== The input ==

+    auto issue_s = [&] {
+#pragma unroll
+      for (int i = 0; i < 32; ++i) sc[i] = 0.f;
+      mbar_wait(&k_full[s], ph);
+      const uint32_t k_hi = smem_u32(sK + s * NSPLIT * kA5KVTile), k_lo = k_hi + kA5KVTile;
+      wgmma_fence_regs(sc);
+      wgmma_fence();
+#pragma unroll
+      for (int ks = 0; ks < 4; ++ks) {
+        const uint64_t kdh = gmma_desc_sw128(k_hi + ks * 32);
+        wgmma_rs_n64<0>(sc, qf[ks][0], kdh, 1);
+        if (NSPLIT == 2) {
+          wgmma_rs_n64<0>(sc, qf[ks][0], gmma_desc_sw128(k_lo + ks * 32), 1);
+          wgmma_rs_n64<0>(sc, qf[ks][NSPLIT - 1], kdh, 1);
+        }
+      }
+      wgmma_commit();
+    };
+    auto softmax = [&](int j, float (&a)[2]) {
+      wgmma_fence_regs(sc);
+      __syncwarp();
+      if (lane == 0) mbar_arrive(&k_empty[s]);
+      const int kn = min(64, p.N - j * 64);
+      if (p.prompt_logits) {
+#pragma unroll
+        for (int hh = 0; hh < 2; ++hh) {
+          const int q_row = qt * 128 + rloc + 8 * hh;
+          if (q_row < p.T) {
+            float* ex = p.prompt_logits + (((long long)b * p.H + h) * p.T + q_row) * p.N + j * 64;
+#pragma unroll
+            for (int i = 0; i < 8; ++i) {
+              const int c = 8 * i + col0;
+              if (c < kn) ex[c] = sc[4 * i + 2 * hh];
+              if (c + 1 < kn) ex[c + 1] = sc[4 * i + 2 * hh + 1];
+            }
+          }
+        }
+      }
+#pragma unroll
+      for (int hh = 0; hh < 2; ++hh) {
+        float mx = -INFINITY;
+#pragma unroll
+        for (int i = 0; i < 8; ++i) {
+#pragma unroll
+          for (int e = 0; e < 2; ++e) {
+            if (8 * i + col0 + e >= kn) sc[4 * i + 2 * hh + e] = -INFINITY;
+            mx = fmaxf(mx, sc[4 * i + 2 * hh + e]);
+          }
+        }
+        mx = fmaxf(mx, __shfl_xor_sync(0xffffffffu, mx, 1));
+        mx = fmaxf(mx, __shfl_xor_sync(0xffffffffu, mx, 2));
+        const float m_new = fmaxf(m_run[hh], mx * sl2);
+        a[hh] = ex2_approx(m_run[hh] - m_new);
+        m_run[hh] = m_new;
+        float sum = 0.f;
+#pragma unroll
+        for (int i = 0; i < 8; ++i) {
+#pragma unroll
+          for (int e = 0; e < 2; ++e) {
+            const float pv = ex2_approx(fmaf(sc[4 * i + 2 * hh + e], sl2, -m_new));
+            sc[4 * i + 2 * hh + e] = pv;
+            sum += pv;
+          }
+        }
+        l_run[hh] = l_run[hh] * a[hh] + sum;
+      }
+    };
+
+    uint32_t pf[4][NSPLIT][4];
+    auto pack_p = [&] {
+#pragma unroll
+      for (int kk = 0; kk < 4; ++kk) {
+#pragma unroll
+        for (int r = 0; r < 4; ++r) {
+          const int i = 2 * kk + (r >> 1), hh = r & 1;
+          if (NSPLIT == 2) split_pack2(sc[4 * i + 2 * hh], sc[4 * i + 2 * hh + 1], pf[kk][0][r], pf[kk][NSPLIT - 1][r]);
+          else pf[kk][0][r] = pack_bf16x2(sc[4 * i + 2 * hh], sc[4 * i + 2 * hh + 1]);
+        }
+      }
+    };
+
+    float pvb[32];
+    auto issue_pv = [&](int sv, uint32_t phv) {
+      mbar_wait(&v_full[sv], phv);
+      const uint32_t v_hi = smem_u32(sV + sv * NSPLIT * kA5KVTile), v_lo = v_hi + kA5KVTile;
+#pragma unroll
+      for (int i = 0; i < 32; ++i) pvb[i] = 0.f;
+      wgmma_fence_regs(pvb);
+      wgmma_fence();
+#pragma unroll
+      for (int kk = 0; kk < 4; ++kk) {
+        const uint64_t vdh = gmma_desc_sw128(v_hi + kk * 2048);
+        wgmma_rs_n64<1>(pvb, pf[kk][0], vdh, kk > 0 ? 1 : 0);
+        if (NSPLIT == 2) {
+          wgmma_rs_n64<1>(pvb, pf[kk][0], gmma_desc_sw128(v_lo + kk * 2048), 1);
+          wgmma_rs_n64<1>(pvb, pf[kk][NSPLIT - 1], vdh, 1);
+        }
+      }
+      wgmma_commit();
+    };
+    auto fold_pv = [&](int sv) {
+      wgmma_fence_regs(pvb);
+#pragma unroll
+      for (int kk = 0; kk < 4; ++kk)
+#pragma unroll
+        for (int pl = 0; pl < NSPLIT; ++pl) wgmma_fence_regs(pf[kk][pl]);
+      __syncwarp();
+      if (lane == 0) mbar_arrive(&v_empty[sv]);
+#pragma unroll
+      for (int i = 0; i < 8; ++i)
+#pragma unroll
+        for (int r = 0; r < 4; ++r) o[4 * i + r] = fmaf(o[4 * i + r], alpha[r >> 1], pvb[4 * i + r]);
+    };
+
+    wait_turn();
+    issue_s();
+    pass_turn();
     wgmma_wait<0>();
-    wgmma_fence_regs(sc);
-    __syncwarp();
-    if (lane == 0) mbar_arrive(&k_empty[s]);
-
-    if (p.prompt_logits) {
-#pragma unroll
-      for (int hh = 0; hh < 2; ++hh) {
-        const int q_row = qt * 128 + rloc + 8 * hh;
-        if (q_row < p.T) {
-          float* ex = p.prompt_logits + (((long long)b * p.H + h) * p.T + q_row) * p.N + j * 64;
-#pragma unroll
-          for (int i = 0; i < 8; ++i) {
-            const int c = 8 * i + col0;
-            if (c < kn) ex[c] = sc[4 * i + 2 * hh];
-            if (c + 1 < kn) ex[c + 1] = sc[4 * i + 2 * hh + 1];
-          }
-        }
-      }
-    }
-
-    float alpha[2];
+    softmax(0, alpha);
+    pack_p();
+    for (int j = 0; j + 1 < nkv; ++j) {
+      const int sv = s;
+      const uint32_t phv = ph;
+      advance();
+      wait_turn();
+      issue_s();
+      issue_pv(sv, phv);
+      pass_turn();
+      float alpha_next[2];
+      wgmma_wait<1>();
+      softmax(j + 1, alpha_next);
+      wgmma_wait<0>();
+      fold_pv(sv);
+      pack_p();
+      alpha[0] = alpha_next[0];
+      alpha[1] = alpha_next[1];
+    }
+    {
+      const int sv = s;
+      wait_turn();
+      issue_pv(sv, ph);
+      pass_turn();
+      advance();
+      wgmma_wait<0>();
+      fold_pv(sv);
+    }
+
 #pragma unroll
     for (int hh = 0; hh < 2; ++hh) {
-      float mx = -INFINITY;
+      float l = l_run[hh];
+      l += __shfl_xor_sync(0xffffffffu, l, 1);
+      l += __shfl_xor_sync(0xffffffffu, l, 2);
+      const float inv = 1.0f / l;
+      const int q_row = qt * 128 + rloc + 8 * hh;
+      if (q_row >= p.N) continue;
+      const long long off = ((long long)b * p.N + q_row) * C + h * 64 + col0;
 #pragma unroll
       for (int i = 0; i < 8; ++i) {
-#pragma unroll
-        for (int e = 0; e < 2; ++e) {
-          if (8 * i + col0 + e >= kn) sc[4 * i + 2 * hh + e] = -INFINITY;
-          mx = fmaxf(mx, sc[4 * i + 2 * hh + e]);
-        }
-      }
-      mx = fmaxf(mx, __shfl_xor_sync(0xffffffffu, mx, 1));
-      mx = fmaxf(mx, __shfl_xor_sync(0xffffffffu, mx, 2));
-      const float m_new = fmaxf(m_run[hh], mx * sl2);
-      alpha[hh] = ex2_approx(m_run[hh] - m_new);
-      m_run[hh] = m_new;
-      float sum = 0.f;
-#pragma unroll
-      for (int i = 0; i < 8; ++i) {
-#pragma unroll
-        for (int e = 0; e < 2; ++e) {
-          const float pv = ex2_approx(fmaf(sc[4 * i + 2 * hh + e], sl2, -m_new));
-          sc[4 * i + 2 * hh + e] = pv;
-          sum += pv;
-        }
-      }
-      l_run[hh] = l_run[hh] * alpha[hh] + sum;
-    }
-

===

● What to do
Wherever the string "softmax" occurs in the records above, copy that line.

● Answer for this exercise
+    auto softmax = [&](int j, float (&a)[2]) {
+    softmax(0, alpha);
+      softmax(j + 1, alpha_next);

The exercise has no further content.